PROBLEM STATEMENT:
When the string "MINW" appears in a line of the records, show the whole line.

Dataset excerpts
# statgen/demuxlet

Measured on AMD Instinct MI355X. Metric: cell-SNP-sample triples/sec (singlet+doublet llk); HBM GB/s vs roofline, higher is better.
Workload: dtype f64

## Files before the change

demuxlet_amd/csrc/dmx_engine.hip:

```cpp
#include <hip/hip_runtime.h>

#include <algorithm>
#include <chrono>
#include <cmath>
#include <mutex>
#include <cstdlib>
#include <cstring>
#include <condition_variable>
#include <deque>
#include <new>
#include <memory>
#include <functional>
#include <thread>
#include <type_traits>
#include <unordered_map>
#include <cxxabi.h>
#include <string>
#include <numeric>
#include <vector>

#include "dmx_internal.hpp"
extern char** environ;
#include "dmx_log.hpp"
#include "dmx_engine_state.hpp"
// ... 2803 lines not shown
  const int64_t np = cell_ok ? pv.cell_pair_off[cell + 1] - p_beg : 0;
  int64_t rd_base = cell_ok ? pv.cell_read_off[cell] : 0;

  const int KB = (V + NK - 1) / NK;
  const int JS = TPC / KB;
  const int jl = tid / KB, kb = tid % KB;
  const int j = (int)blockIdx.y * JS + jl;
  const bool owner = jl < JS && j < V;
  double acc[NK][A];
#pragma unroll
  for (int kk = 0; kk < NK; ++kk) { acc[kk][0] = 0.0; acc[kk][1] = 0.0; }
  bool ok = true;
  const DmxLogPins lk = dmx_log_pins();
  int uj[2] = {0, 0}, uk[2] = {0, 0};
  if constexpr (SYMU) {
#pragma unroll
    for (int su = 0; su < 2; ++su) { const int u = tid + TPC * su; uj[su] = u & (kUV - 1); uk[su] = (uj[su] + 1 + (u >> kUSh)) & (kUV - 1); }
  }
  const int ti1 = tid >> 1, n1 = tid & 1;
  double acc00 = 0.0;
  const int row_len = V * 3;

  for (int64_t tbase = 0; tbase < np; tbase += TP) {
    const int tp = (int)min((int64_t)TP, np - tbase);
    if (tid < TP) {
      const bool v = tid < tp;
      const uint32_t n = v ? load_nrd(pv.pair_nrd, p_beg + tbase + tid, nrd_width) : 0u;
      const uint32_t incl = seg_scan_incl<TP>(n);
      s_cnt[tid] = n;
      s_off[tid] = rd_base + (int64_t)(incl - n);
      s_snp[tid] = v ? (pv.pair_snp ? pv.pair_snp[p_beg + tbase + tid] : (int32_t)(tbase + tid)) : 0;
    }
    DMX_K2_SYNC();
    rd_base = s_off[tp - 1] + (int64_t)s_cnt[tp - 1];
    {
      int r = tid % row_len, ti = tid / row_len;
      const int dr = TPC % row_len, dt = TPC / row_len;
      while (ti < tp) {
        s_g[ti * GS + r] = (g_t)g[(size_t)s_snp[ti] * row_len + r];
        r += dr; ti += dt;
        if (r >= row_len) { r -= row_len; ++ti; }
      }
    }
    if (tid < 2 * TP) {
      const bool on = ti1 < tp;
      const uint32_t cnt = on ? s_cnt[ti1] : 0u;
      const int64_t off = on ? s_off[ti1] : 0;
      const uint32_t rd4 = load_rd4(pv, off, cnt);
      double vf[9];
      const int32_t fi = pfin ? certify_final_index(cnt, rd4) : -1;
      if (!__any(fi < 0)) {
        const double* fp = pfin + (size_t)fi * kCFinStride + (n1 ? 0 : 5);
        const double f0 = fp[0], f1 = fp[1], f2 = fp[2], f3 = n1 ? fp[3] : 0.0, f4 = n1 ? fp[4] : 0.0;
        const double f5[5] = {f0, f1, f2, f3, f4};
#pragma unroll
        for (int l = 0; l < 3; ++l)
#pragma unroll
          for (int m = 0; m < 3; ++m) vf[l * 3 + m] = n1 ? f5[l + m] : f5[l];
      } else if (pseed) {
        double q5[5], wA5[5], wR5[5];
#pragma unroll
        for (int q = 0; q < 5; ++q) {
          const int l = n1 ? (q > 2 ? 2 : q) : min(q, 2), m = n1 ? q - l : 0;
          const double p = 0.5 * l + (m - l) * 0.5 * (n1 ? 0.5 : 0.0);
          wA5[q] = p;
          wR5[q] = 1.0 - p;
        }
        certify_pair_values<5, false>(pv, cnt, off, rd4, s_tab, wA5, wR5, n1, q5, pseed);
#pragma unroll
        for (int l = 0; l < 3; ++l)
#pragma unroll
          for (int m = 0; m < 3; ++m) vf[l * 3 + m] = n1 ? q5[l + m] : q5[l];
      } else {
      double pG[9], wA[9], wR[9];
#pragma unroll
      for (int i = 0; i < 9; ++i) { pG[i] = 1.0; wA[i] = s_w[n1][i]; wR[i] = s_w[n1][9 + i]; }
      for (uint32_t r = 0; __any(r < cnt); ++r) {
        const bool live = r < cnt;
        const uint32_t byte = live ? (r < 4 ? (rd4 >> (8 * r)) & 0xFFu : (uint32_t)pv.reads[off + r]) : 0u;
        const uint32_t bq = byte & 127u;
        const bool alt = (byte >> 7) != 0;
        const double pR = alt ? s_tab[128 + bq] : s_tab[bq];
        const double pA = alt ? s_tab[bq] : s_tab[128 + bq];
        double mx = 0.0;
        if (live) {
#pragma unroll
          for (int i = 0; i < 9; ++i) {
            pG[i] *= (pR * wR[i] + pA * wA[i]);
            mx = fmax(mx, pG[i]);
          }
        }
        {
          const double o = shfl_xor1(mx);
          mx = fmax(mx, o);
        }
        if (live) {
          if (cnt <= kSafeReads) {
            const double y = rcp_refined(mx);
#pragma unroll
            for (int i = 0; i < 9; ++i) pG[i] = div_by(pG[i], mx, y);
          } else {
#pragma unroll
            for (int i = 0; i < 9; ++i) pG[i] /= mx;
          }
        }
      }
      double mx = 0.0;
#pragma unroll
      for (int i = 0; i < 9; ++i) {
        pG[i] += 1e-6;
        mx = fmax(mx, pG[i]);
      }
      {
        const double o = shfl_xor1(mx);
        mx = fmax(mx, o);
      }
      {
        const double y = rcp_refined(mx);
#pragma unroll
        for (int i = 0; i < 9; ++i) vf[i] = div_by(pG[i], mx, y);
      }
      }
      if (on) {
        const double* g0 = gp0 + (size_t)s_snp[ti1] * 3;
        const double q0 = g0[0], q1 = g0[1], q2 = g0[2];
        const double qq[3] = {q0, q1, q2};
        double sum = 0.0;
#pragma unroll
        for (int l = 0; l < 3; ++l)
#pragma unroll
          for (int m = 0; m < 3; ++m) {
            const double v = vf[l * 3 + m];
            s_pG[(ti1 * 2 + n1) * 9 + l * 3 + m] = v;
            sum += ((qq[l] * qq[m]) * v);
          }
        ok &= __builtin_amdgcn_class(sum, 0x100);
        s_t00[n1 * T00 + ti1] = dmx_log2_fast(sum, s_log);
      }
    }
    DMX_K2_SYNC();
    if (tid < 2) {
      const double* row = &s_t00[tid * T00];
      if (tp == TP) {
        double2 v[TP / 2];
#pragma unroll
        for (int i = 0; i < TP / 2; ++i) v[i] = *reinterpret_cast<const double2*>(&row[2 * i]);
#pragma unroll
        for (int i = 0; i < TP / 2; ++i) { acc00 += v[i].x; acc00 += v[i].y; }
      } else {
        for (int i = 0; i < tp; ++i) acc00 += row[i];
      }
    }
    if constexpr (SYMU) {
      for (int ti = 0; ti < tp; ++ti) {
        const double* P = &s_pG[ti * 18];
        const double Q[3] = {P[0], P[3], P[6]};
        const double P1[5] = {P[9], P[10], P[11], P[14], P[17]};
        const g_t* gr = &s_g[ti * GS];
#pragma unroll
        for (int su = 0; su < 2; ++su) {
          const int js = uj[su], ks = uk[su];
          const double a[3] = {(double)gr[js * 3], (double)gr[js * 3 + 1], (double)gr[js * 3 + 2]};
          const double b[3] = {(double)gr[ks * 3], (double)gr[ks * 3 + 1], (double)gr[ks * 3 + 2]};
          double E[3][3];
#pragma unroll
          for (int l = 0; l < 3; ++l)
#pragma unroll
            for (int m = 0; m < 3; ++m) E[l][m] = a[l] * b[m];
          {
            double s_jk0 = E[0][0] * Q[0], s_kj0 = E[0][0] * Q[0];
#pragma unroll
            for (int l = 0; l < 3; ++l)
#pragma unroll
              for (int m = 0; m < 3; ++m) {
                if (l == 0 && m == 0) continue;
                s_jk0 += (E[l][m] * Q[l]);
                s_kj0 += (E[m][l] * Q[l]);
              }
            acc[2 * su][0] += dmx_log2_fast_pinned(s_jk0, s_log, lk);
            acc[2 * su + 1][0] += dmx_log2_fast_pinned(s_kj0, s_log, lk);
          }
          {
#pragma unroll
            for (int l = 0; l < 3; ++l)
#pragma unroll
              for (int m = 0; m < 3; ++m) E[l][m] = E[l][m] * P1[l + m];
            double s_jk1 = E[0][0], s_kj1 = E[0][0];
#pragma unroll
            for (int l = 0; l < 3; ++l)
#pragma unroll
              for (int m = 0; m < 3; ++m) {
                if (l == 0 && m == 0) continue;
                s_jk1 += E[l][m];
                s_kj1 += E[m][l];
              }
            acc[2 * su][1] += dmx_log2_fast_pinned(s_jk1, s_log, lk);
            acc[2 * su + 1][1] += dmx_log2_fast_pinned(s_kj1, s_log, lk);
          }
        }
      }
    } else
    if (owner) {
      for (int ti = 0; ti < tp; ++ti) {
        const double* P = &s_pG[ti * 18];
        double P0[9], P1[9];
#pragma unroll
        for (int i = 0; i < 9; ++i) { P0[i] = P[i]; P1[i] = P[9 + i]; }
        const g_t* gr = &s_g[ti * GS];
        const double a0 = (double)gr[j * 3], a1 = (double)gr[j * 3 + 1], a2 = (double)gr[j * 3 + 2];
        const double aj[3] = {a0, a1, a2};
#pragma unroll
        for (int kk = 0; kk < NK; ++kk) {
          const int k = min(kb * NK + kk, V - 1);
          const double b0 = (double)gr[k * 3], b1 = (double)gr[k * 3 + 1], b2 = (double)gr[k * 3 + 2];
          const double bk[3] = {b0, b1, b2};
          double s0 = (aj[0] * bk[0]) * P0[0], s1 = (aj[0] * bk[0]) * P1[0];
#pragma unroll
          for (int l = 0; l < 3; ++l)
#pragma unroll
            for (int m = 0; m < 3; ++m) {
              if (l == 0 && m == 0) continue;
              const double gp = aj[l] * bk[m];
              s0 += (gp * P0[l * 3 + m]);
              s1 += (gp * P1[l * 3 + m]);
            }
          if (CHK) ok &= __builtin_amdgcn_class(s0, 0x100) && __builtin_amdgcn_class(s1, 0x100);
          acc[kk][0] += dmx_log2_fast_pinned(s0, s_log, lk);
          acc[kk][1] += dmx_log2_fast_pinned(s1, s_log, lk);
        }
      }
    }
    DMX_K2_SYNC();
  }
  if (cell_ok) {
    if constexpr (SYMU) {
#pragma unroll
      for (int su = 0; su < 2; ++su) {
        const int u = tid + TPC * su, d = 1 + (u >> kUSh);
        if (d < kUV / 2 || (d == kUV / 2 && uj[su] < kUV / 2)) {
          double* o = grid + (((size_t)cell * V + uj[su]) * V + uk[su]) * A;
          o[0] = acc[2 * su][0]; o[1] = acc[2 * su][1];
          double* o2 = grid + (((size_t)cell * V + uk[su]) * V + uj[su]) * A;
          o2[0] = acc[2 * su + 1][0]; o2[1] = acc[2 * su + 1][1];
        }
      }
    } else
    if (owner) {
#pragma unroll
      for (int kk = 0; kk < NK; ++kk) {
        const int k = kb * NK + kk;
        if (k < V) {
          double* o = grid + (((size_t)cell * V + j) * V + k) * A;
          o[0] = acc[kk][0]; o[1] = acc[kk][1];
        }
      }
    }
    if (tid < 2 && blockIdx.y == 0) l00[(size_t)cell * A + tid] = acc00;
    if (!ok) flag_cell(flagged, cell);
  }
#undef DMX_K2_SYNC
}
template <int TPC, int NK, int MINW = 1, bool GD = false, bool CHK = true, int TP = 32>
__global__ __launch_bounds__(kThreads, (MINW == 1 && TPC == 64) ? 3 : MINW) void k_doublet_a2(PileupView pv, int nrd_width, const float* __restrict__ g,
                                                         const double* __restrict__ gp0, const double* __restrict__ tabs,
                                                         const double* __restrict__ alpha,
                                                         const int32_t* __restrict__ sched, int32_t V, int32_t GS,
                                                         double* __restrict__ grid, double* __restrict__ l00,
                                                         uint8_t* __restrict__ flagged, const double* __restrict__ pfin, const double* __restrict__ pseed) {
  a2_body<TPC, NK, MINW, GD, CHK, TP, false>(pv, nrd_width, g, gp0, tabs, alpha, sched, V, GS, grid, l00, flagged, pfin, pseed);
}
template <int MINW>
__global__ __launch_bounds__(kThreads, MINW) void k_doublet_a2u(PileupView pv, int nrd_width, const float* __restrict__ g,
                                                          const double* __restrict__ gp0, const double* __restrict__ tabs,
                                                          const double* __restrict__ alpha,
                                                          const int32_t* __restrict__ sched, int32_t V, int32_t GS,
                                                          double* __restrict__ grid, double* __restrict__ l00,
                                                          uint8_t* __restrict__ flagged, const double* __restrict__ pfin, const double* __restrict__ pseed) {
  a2_body<256, 4, MINW, true, false, 32, true>(pv, nrd_width, g, gp0, tabs, alpha, sched, V, GS, grid, l00, flagged, pfin, pseed);
}
__global__ __launch_bounds__(kThreads, 3) void k_doublet_a2u16(PileupView pv, int nrd_width, const float* __restrict__ g,
                                                          const double* __restrict__ gp0, const double* __restrict__ tabs,
                                                          const double* __restrict__ alpha,
                                                          const int32_t* __restrict__ sched, int32_t V, int32_t GS,
                                                          double* __restrict__ grid, double* __restrict__ l00,
                                                          uint8_t* __restrict__ flagged, const double* __restrict__ pfin, const double* __restrict__ pseed) {
  a2_body<64, 4, 1, false, false, 32, true>(pv, nrd_width, g, gp0, tabs, alpha, sched, V, GS, grid, l00, flagged, pfin, pseed);
}
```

TASK SOLUTION:
template <int TPC, int NK, int MINW = 1, bool GD = false, bool CHK = true, int TP = 32>
__global__ __launch_bounds__(kThreads, (MINW == 1 && TPC == 64) ? 3 : MINW) void k_doublet_a2(PileupView pv, int nrd_width, const float* __restrict__ g,
  a2_body<TPC, NK, MINW, GD, CHK, TP, false>(pv, nrd_width, g, gp0, tabs, alpha, sched, V, GS, grid, l00, flagged, pfin, pseed);
template <int MINW>
__global__ __launch_bounds__(kThreads, MINW) void k_doublet_a2u(PileupView pv, int nrd_width, const float* __restrict__ g,
  a2_body<256, 4, MINW, true, false, 32, true>(pv, nrd_width, g, gp0, tabs, alpha, sched, V, GS, grid, l00, flagged, pfin, pseed);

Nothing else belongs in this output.